Would you print the records below without changing anything?

Collected data
---
@@ -99,12 +139,23 @@
   lds_char *Vbuf = smem + 2 * SUB * TILE;
 
   const int wave = __builtin_amdgcn_readfirstlane((int)threadIdx.x >> 6);
-  const int lane = threadIdx.x & 63;
+  int lane_id = threadIdx.x & 63;
+  if constexpr (LOOPED) asm volatile("" : "+v"(lane_id));
+  const int lane = lane_id;
   const int c = lane & 15;
   const int g = lane >> 4;
 
+#ifdef FA16_STAMPS
+  const unsigned long long stamp_entry = __builtin_amdgcn_s_memrealtime();
+#endif
+  unsigned ticket = 0;
+  if constexpr (LOOPED) {
+    if (persist_mode(p) && threadIdx.x == 0 && lds_read_b32_volatile((lds_char *)smem_generic + 4 * SUB * TILE + CTL_HOME) != 0)
+      ticket = __hip_atomic_fetch_add(p.tickets + TICKET_LINE * home_xcd(), 1u, __ATOMIC_RELAXED, __HIP_MEMORY_SCOPE_AGENT);
+  }
+
   int bh, qb;
-  map_block<CAUSAL>(blockIdx.x, p, bh, qb);
+  map_block<CAUSAL>(id, p, bh, qb);
   long long base, base_kv;
   head_bases(bh, p, base, base_kv);
   const int coff = p.Nk - p.N;
@@ -182,7 +233,7 @@
   constexpr bool LOOK_PV = LAZY_TEST && (FA16_LOOK == 1), LOOK_FRONT = LAZY_TEST && (FA16_LOOK == 0);
   constexpr bool COLD3 = LAZY_TEST && (FA16_COLD == 3);
   constexpr bool TAIL_OUT = LAZY_TEST && (FA16_TAIL == 1);
-  static_assert(4 * SUB * TILE + (LAZY_TEST ? 4 : 0) <= mfma16_lds_bytes<Tag, D, SUB>() && RW * WM * RB <= 4 * SUB * TILE,
+  static_assert(4 * SUB * TILE + (LAZY_TEST ? 4 : 0) + (LOOPED ? 12 : 0) <= mfma16_lds_bytes<Tag, D, SUB, PAD>() && RW * WM * RB <= 4 * SUB * TILE,
                 "the launcher's LDS size covers the K / V buffers, the flag word and the epilogue's O tiles");
   lds_char *poison_flag = smem + 4 * SUB * TILE;
   int slow = 0;
@@ -215,6 +266,10 @@
     if (1 < nT) stage_dma(1, 1);
   }
   asm volatile("s_waitcnt vmcnt(0)" ::: "memory");
+  if constexpr (LOOPED) {
+    asm volatile("" : "+v"(ticket));
+    if (persist_mode(p) && threadIdx.x == 0) lds_write_b32((lds_char *)smem_generic + 4 * SUB * TILE + CTL_DRAWN, ticket);
+  }
 #pragma unroll
   for (int qt = 0; qt < 2; ++qt)
 #pragma unroll
@@ -559,8 +614,8 @@
     break;
   }
 
-  int elane = lane;
-  if constexpr (LAZY_TEST) asm volatile("" : "+v"(elane));
+  int elane = LOOPED ? (int)(threadIdx.x & 63) : lane;
+  if constexpr (LAZY_TEST || LOOPED) asm volatile("" : "+v"(elane));
   const int ec = elane & 15, eg = elane >> 4;
   lds_char *Ot = smem + wave * (WM * RB);
 #pragma unroll
@@ -585,7 +640,7 @@
       lds_write_b64(Ot + row * RB + (ch << 4) + 8 * (eg & 1), w);
     }
   }
-  __syncthreads();
+  asm volatile("s_waitcnt lgkmcnt(0)" ::: "memory");
   {
     elem *Og = (elem *)p.o + base;
 #pragma unroll
@@ -596,22 +651,229 @@
       if (qw0 + row < p.N && (!PAD || ch * 8 < p.D)) *reinterpret_cast<u32x4 *>(Og + (long long)(qw0 + row) * (PAD ? p.D : D) + ch * 8) = vv;
     }
   }
+#ifdef FA16_STAMPS
+  asm volatile("s_waitcnt vmcnt(0)" ::: "memory");
+  if (threadIdx.x == 0 && id < STAMP_BLOCKS) {
+    fa16_stamps[4 * id + 0] = stamp_entry;
+    fa16_stamps[4 * id + 1] = __builtin_amdgcn_s_memrealtime();
+    fa16_stamps[4 * id + 2] = ((unsigned long long)blockIdx.x << 8) | (unsigned)home_xcd();
+    fa16_stamps[4 * id + 3] = (unsigned long long)nT;
+  }
+#endif
+}
+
---
__Written reply__
@@ -99,12 +139,23 @@
   lds_char *Vbuf = smem + 2 * SUB * TILE;
 
   const int wave = __builtin_amdgcn_readfirstlane((int)threadIdx.x >> 6);
-  const int lane = threadIdx.x & 63;
+  int lane_id = threadIdx.x & 63;
+  if constexpr (LOOPED) asm volatile("" : "+v"(lane_id));
+  const int lane = lane_id;
   const int c = lane & 15;
   const int g = lane >> 4;
 
+#ifdef FA16_STAMPS
+  const unsigned long long stamp_entry = __builtin_amdgcn_s_memrealtime();
+#endif
+  unsigned ticket = 0;
+  if constexpr (LOOPED) {
+    if (persist_mode(p) && threadIdx.x == 0 && lds_read_b32_volatile((lds_char *)smem_generic + 4 * SUB * TILE + CTL_HOME) != 0)
+      ticket = __hip_atomic_fetch_add(p.tickets + TICKET_LINE * home_xcd(), 1u, __ATOMIC_RELAXED, __HIP_MEMORY_SCOPE_AGENT);
+  }
+
   int bh, qb;
-  map_block<CAUSAL>(blockIdx.x, p, bh, qb);
+  map_block<CAUSAL>(id, p, bh, qb);
   long long base, base_kv;
   head_bases(bh, p, base, base_kv);
   const int coff = p.Nk - p.N;
@@ -182,7 +233,7 @@
   constexpr bool LOOK_PV = LAZY_TEST && (FA16_LOOK == 1), LOOK_FRONT = LAZY_TEST && (FA16_LOOK == 0);
   constexpr bool COLD3 = LAZY_TEST && (FA16_COLD == 3);
   constexpr bool TAIL_OUT = LAZY_TEST && (FA16_TAIL == 1);
-  static_assert(4 * SUB * TILE + (LAZY_TEST ? 4 : 0) <= mfma16_lds_bytes<Tag, D, SUB>() && RW * WM * RB <= 4 * SUB * TILE,
+  static_assert(4 * SUB * TILE + (LAZY_TEST ? 4 : 0) + (LOOPED ? 12 : 0) <= mfma16_lds_bytes<Tag, D, SUB, PAD>() && RW * WM * RB <= 4 * SUB * TILE,
                 "the launcher's LDS size covers the K / V buffers, the flag word and the epilogue's O tiles");
   lds_char *poison_flag = smem + 4 * SUB * TILE;
   int slow = 0;
@@ -215,6 +266,10 @@
     if (1 < nT) stage_dma(1, 1);
   }
   asm volatile("s_waitcnt vmcnt(0)" ::: "memory");
+  if constexpr (LOOPED) {
+    asm volatile("" : "+v"(ticket));
+    if (persist_mode(p) && threadIdx.x == 0) lds_write_b32((lds_char *)smem_generic + 4 * SUB * TILE + CTL_DRAWN, ticket);
+  }
 #pragma unroll
   for (int qt = 0; qt < 2; ++qt)
 #pragma unroll
@@ -559,8 +614,8 @@
     break;
   }
 
-  int elane = lane;
-  if constexpr (LAZY_TEST) asm volatile("" : "+v"(elane));
+  int elane = LOOPED ? (int)(threadIdx.x & 63) : lane;
+  if constexpr (LAZY_TEST || LOOPED) asm volatile("" : "+v"(elane));
   const int ec = elane & 15, eg = elane >> 4;
   lds_char *Ot = smem + wave * (WM * RB);
 #pragma unroll
@@ -585,7 +640,7 @@
       lds_write_b64(Ot + row * RB + (ch << 4) + 8 * (eg & 1), w);
     }
   }
-  __syncthreads();
+  asm volatile("s_waitcnt lgkmcnt(0)" ::: "memory");
   {
     elem *Og = (elem *)p.o + base;
 #pragma unroll
@@ -596,22 +651,229 @@
       if (qw0 + row < p.N && (!PAD || ch * 8 < p.D)) *reinterpret_cast<u32x4 *>(Og + (long long)(qw0 + row) * (PAD ? p.D : D) + ch * 8) = vv;
     }
   }
+#ifdef FA16_STAMPS
+  asm volatile("s_waitcnt vmcnt(0)" ::: "memory");
+  if (threadIdx.x == 0 && id < STAMP_BLOCKS) {
+    fa16_stamps[4 * id + 0] = stamp_entry;
+    fa16_stamps[4 * id + 1] = __builtin_amdgcn_s_memrealtime();
+    fa16_stamps[4 * id + 2] = ((unsigned long long)blockIdx.x << 8) | (unsigned)home_xcd();
+    fa16_stamps[4 * id + 3] = (unsigned long long)nT;
+  }
+#endif
+}
+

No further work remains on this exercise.